Who the hell recommends your info? The DOT? 



> necessary would be when you're pushing about 300hp to the crank/fly. so how much will it cost to build up your engine? well, again, it's up to your connections and mechanical know-how. just to estimate and say you'll need a build up from bottom to top, lower CR, forged this, forged that, stronger this, stronger that, the works. estimate ~$2k. just for shits and kicks (i spent about ~$2500 for a complete N/A build up of my KA to 12.6:1 CR, and all of that good stuff, )


HAHA. It's necessary to build internals of a KA at 300 crank HP? Ok, ignore what I wrote about the guy up there. I must be smoking crack.



> you've spent somewhere around $6k-$7k (again, estimation) to have your KA24DE-T sitting somewhere around 250hp to the crank/fly (considering you did the recommended rebuild here). whereas, you would have spent $6k-$7k on the SR, swap, mods, even show mods (if you did the S13 Silvia swap and made either a Silvia or Sil-80) and be rolling all over that KA24DE-T. even with a head start.


For $6-7k I can make my S13 KA make 350RWHP. Can you?

And I'll let YOU get the rolling start.



> compare the two engines. the SR is made for high-end. the KA is made for more low-end and mid-range (i mean, it IS a truck engine). the turbo will help the KA's top-end, but with the SR being modded as well, say bye bye to that turbo making the KA's top-end a little better.


Truck engine? How so? It was derived from the L-series engine (and was first introduced in the Stanza)... so how is it a truck engine?

Helping the KA's top-end has nothing to do with turbocharging. You improve the top-end by messing with camshafts and cam timing and improving the airflow of the head. Getting rid of the intake runners help, too.

-alex


----------



## mav1178 (Jan 8, 2003)

BTW. for those that doubt what I'm saying, here is this guy from AZ's car:

http://www.socal240sx.org/profiles/ty01.html 

More proof that you don't need to go SR to make 300RWHP:

http://www.nissanperformancemag.com/april02/tyyap.shtml 

Questions? Ask away.

-alex


----------



## NewestName (Jan 22, 2003)

does anyone here play counterstrike? mebbe i should start a thread about counterstrike in a nissan forum 
damnit why isnt it letting me delete this friggin post


----------



## Guest (Jan 23, 2003)

mav1178 said:



> *
> Truck engine? How so? It was derived from the L-series engine (and was first introduced in the Stanza)... so how is it a truck engine?
> 
> -alex *


The reason he called it a truck engine, ( and this is only what I know, and I may be wrong, if I am please correct me) is because the nissan pickups shared the exact same motor as the 240sx, the KA24de. And from what I understand ( agian I may be wrong, but i remember reading this somewhere) that a few of the nissan pick ups accually came with a KA24DET. I have no clue what the stock boost or what kind of turbo these had on it. They may not even exist, but this is only my 2 cents on the issue, so no one get harsh.


----------



## mav1178 (Jan 8, 2003)

240sxjunky said:


> *The reason he called it a truck engine, ( and this is only what I know, and I may be wrong, if I am please correct me) is because the nissan pickups shared the exact same motor as the 240sx, the KA24de. And from what I understand ( agian I may be wrong, but i remember reading this somewhere) that a few of the nissan pick ups accually came with a KA24DET. I have no clue what the stock boost or what kind of turbo these had on it. They may not even exist, but this is only my 2 cents on the issue, so no one get harsh. *


It was found also in the Altima, so does that make it a sedan engine as well?
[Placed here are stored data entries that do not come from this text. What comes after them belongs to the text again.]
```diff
-                    float4 A0 = s_a[c + b0];
-                    u4v B0 = *(const u4v*)&s_b[c + b0];
-                    for (;;) {
-                        const bool more1 = mask != 0;
-                        const int b1 = more1 ? __ffsll((long long)mask) - 1 : b0;
-                        mask &= ~(1ull << b1);
-                        const float4 A1 = s_a[c + b1];
-                        u4v B1 = *(const u4v*)&s_b[c + b1];
-                        asm volatile("" : "+v"(B0));
-                        fragment(A0, B0, c + (uint32_t)b0);
-                        if (!more1) break;
-                        const bool more0 = mask != 0;
-                        b0 = more0 ? __ffsll((long long)mask) - 1 : b1;
-                        mask &= ~(1ull << b0);
-                        A0 = s_a[c + b0];
-                        B0 = *(const u4v*)&s_b[c + b0];
-                        asm volatile("" : "+v"(B1));
-                        fragment(A1, B1, c + (uint32_t)b1);
-                        if (!more0) break;
-                    }
+                while (maskT | maskB) {
+                    const int bT = __ffsll((long long)maskT) - 1, bB = __ffsll((long long)maskB) - 1;
+                    maskT &= ~(1ull << (bT & 63));
+                    maskB &= ~(1ull << (bB & 63));
+                    const uint32_t oT = (bT >= 0 ? c + (uint32_t)bT : (uint32_t)NT) * 16u, oB = (bB >= 0 ? c + (uint32_t)bB : (uint32_t)NT) * 16u;
+                    const uint32_t off = ((oT | (oB << 16)) >> halfShift) & 0xffffu;
+                    const float4 A4 = *(const float4*)((const char*)s_a + off);
+                    u4v B4 = *(const u4v*)((const char*)s_b + off);
+                    asm volatile("" : "+v"(B4));
+                    fragment(A4, B4, off);
                 }
-#else
-                while (mask) {
-                    const int b = __ffsll((long long)mask) - 1;
-                    mask &= ~(1ull << b);
-                    const float4 A4 = s_a[c + b];
-                    u4v B4 = *(const u4v*)&s_b[c + b];
-                    asm volatile("" : "+v"(B4));
-                    fragment(A4, B4, c + (uint32_t)b);
-                }
-#endif
                 if (__all(!inside || acc.finished())) {
                     waveDone = true;
                     if (lane == 0) atomicAdd(&s_done, 1);
```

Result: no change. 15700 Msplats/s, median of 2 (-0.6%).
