# Lemok00/IDEAS

Measured on AMD Instinct MI355X. Metric: train images/sec at 256x256 (G+D+Ex step), higher is better.
Workload: dtype f32; 1 GPU; IDEAS N=1 sigma=1 256x256 batch=32/GPU full G+D+Ex iteration (lazy R1 every 16, EMA), full-width nets, HIP kernels (BASELINE.json configs[2]); global_batch=32, parallelism=dp1, r1_steps_in_window=0, ranks=1

## Files before the change

### ideas_amd/csrc/conv_b3_wgrad3.hip

```cpp
#include "b3.hpp"
#include "conv_launch.hpp"

ideas_plan ideas_b3_wgrad3_plan(const ideas_conv_params* p, int, int64_t slots) {
    if (slots <= 0) slots = 512;
    const int64_t tiles = (int64_t)(p->Cout / 64) * (p->Cin / 64), strips = p->OW / 16, rows_total = (int64_t)p->B * p->OH;
    const int64_t spl = std::min(splitk_target(slots, tiles * strips, rows_total, 128), std::max<int64_t>(rows_total / 16, 1));
    const SplitK k = splitk_round(rows_total, spl, 1);
    return {{k.splits * strips, k.per}, slots};
}

namespace {

typedef short s16x4 __attribute__((ext_vector_type(4)));
typedef short s16x8 __attribute__((ext_vector_type(8)));

template <int S> struct W3 {
    static constexpr int XW = 15 * S + 3;
    static constexpr int NR = 4;
    static constexpr int XROWS = NR * XW;
    static constexpr int GROWS = 2 * 16;
    static constexpr int XPLANE = XROWS * 128, GPLANE = GROWS * 128;
    static constexpr int LDS = 3 * (XPLANE + GPLANE);
    static constexpr int XLOADS = (XW * 16 + 255) / 256;
};
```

What about the SR? It was found in the X-Trail in Japan, so does that make it an SUV engine?

Basing an engine's category just on where it is found does it no justice. It's like saying the VQ35 is an SUV crap engine that is found in the Pathfinder. 

And FYI the Frontier offered a V6 supercharged.

-alex


----------



## NewestName (Jan 22, 2003)

why wont it lemme delete posts?!?


----------



## drift240sxdragqueen (Oct 23, 2002)

use the PM messaging


----------



## Guest (Jan 27, 2003)

I've heard bad things about turbocharging KA motors, but I guess some people have had success with it. I just keep thinking of a car SCC featured whose KA motor blew 3 times before he finally got it right the fourth time. This 4th attempt at turbocharging the motor involved forged pistons, rods, crank, new sleeves, etc etc (in short, a LOT of money went into this thing). Makes good power though, something like 450WHP at <20 psi.


----------



## mav1178 (Jan 8, 2003)

Turbocharging is all in the tuning, bottom line.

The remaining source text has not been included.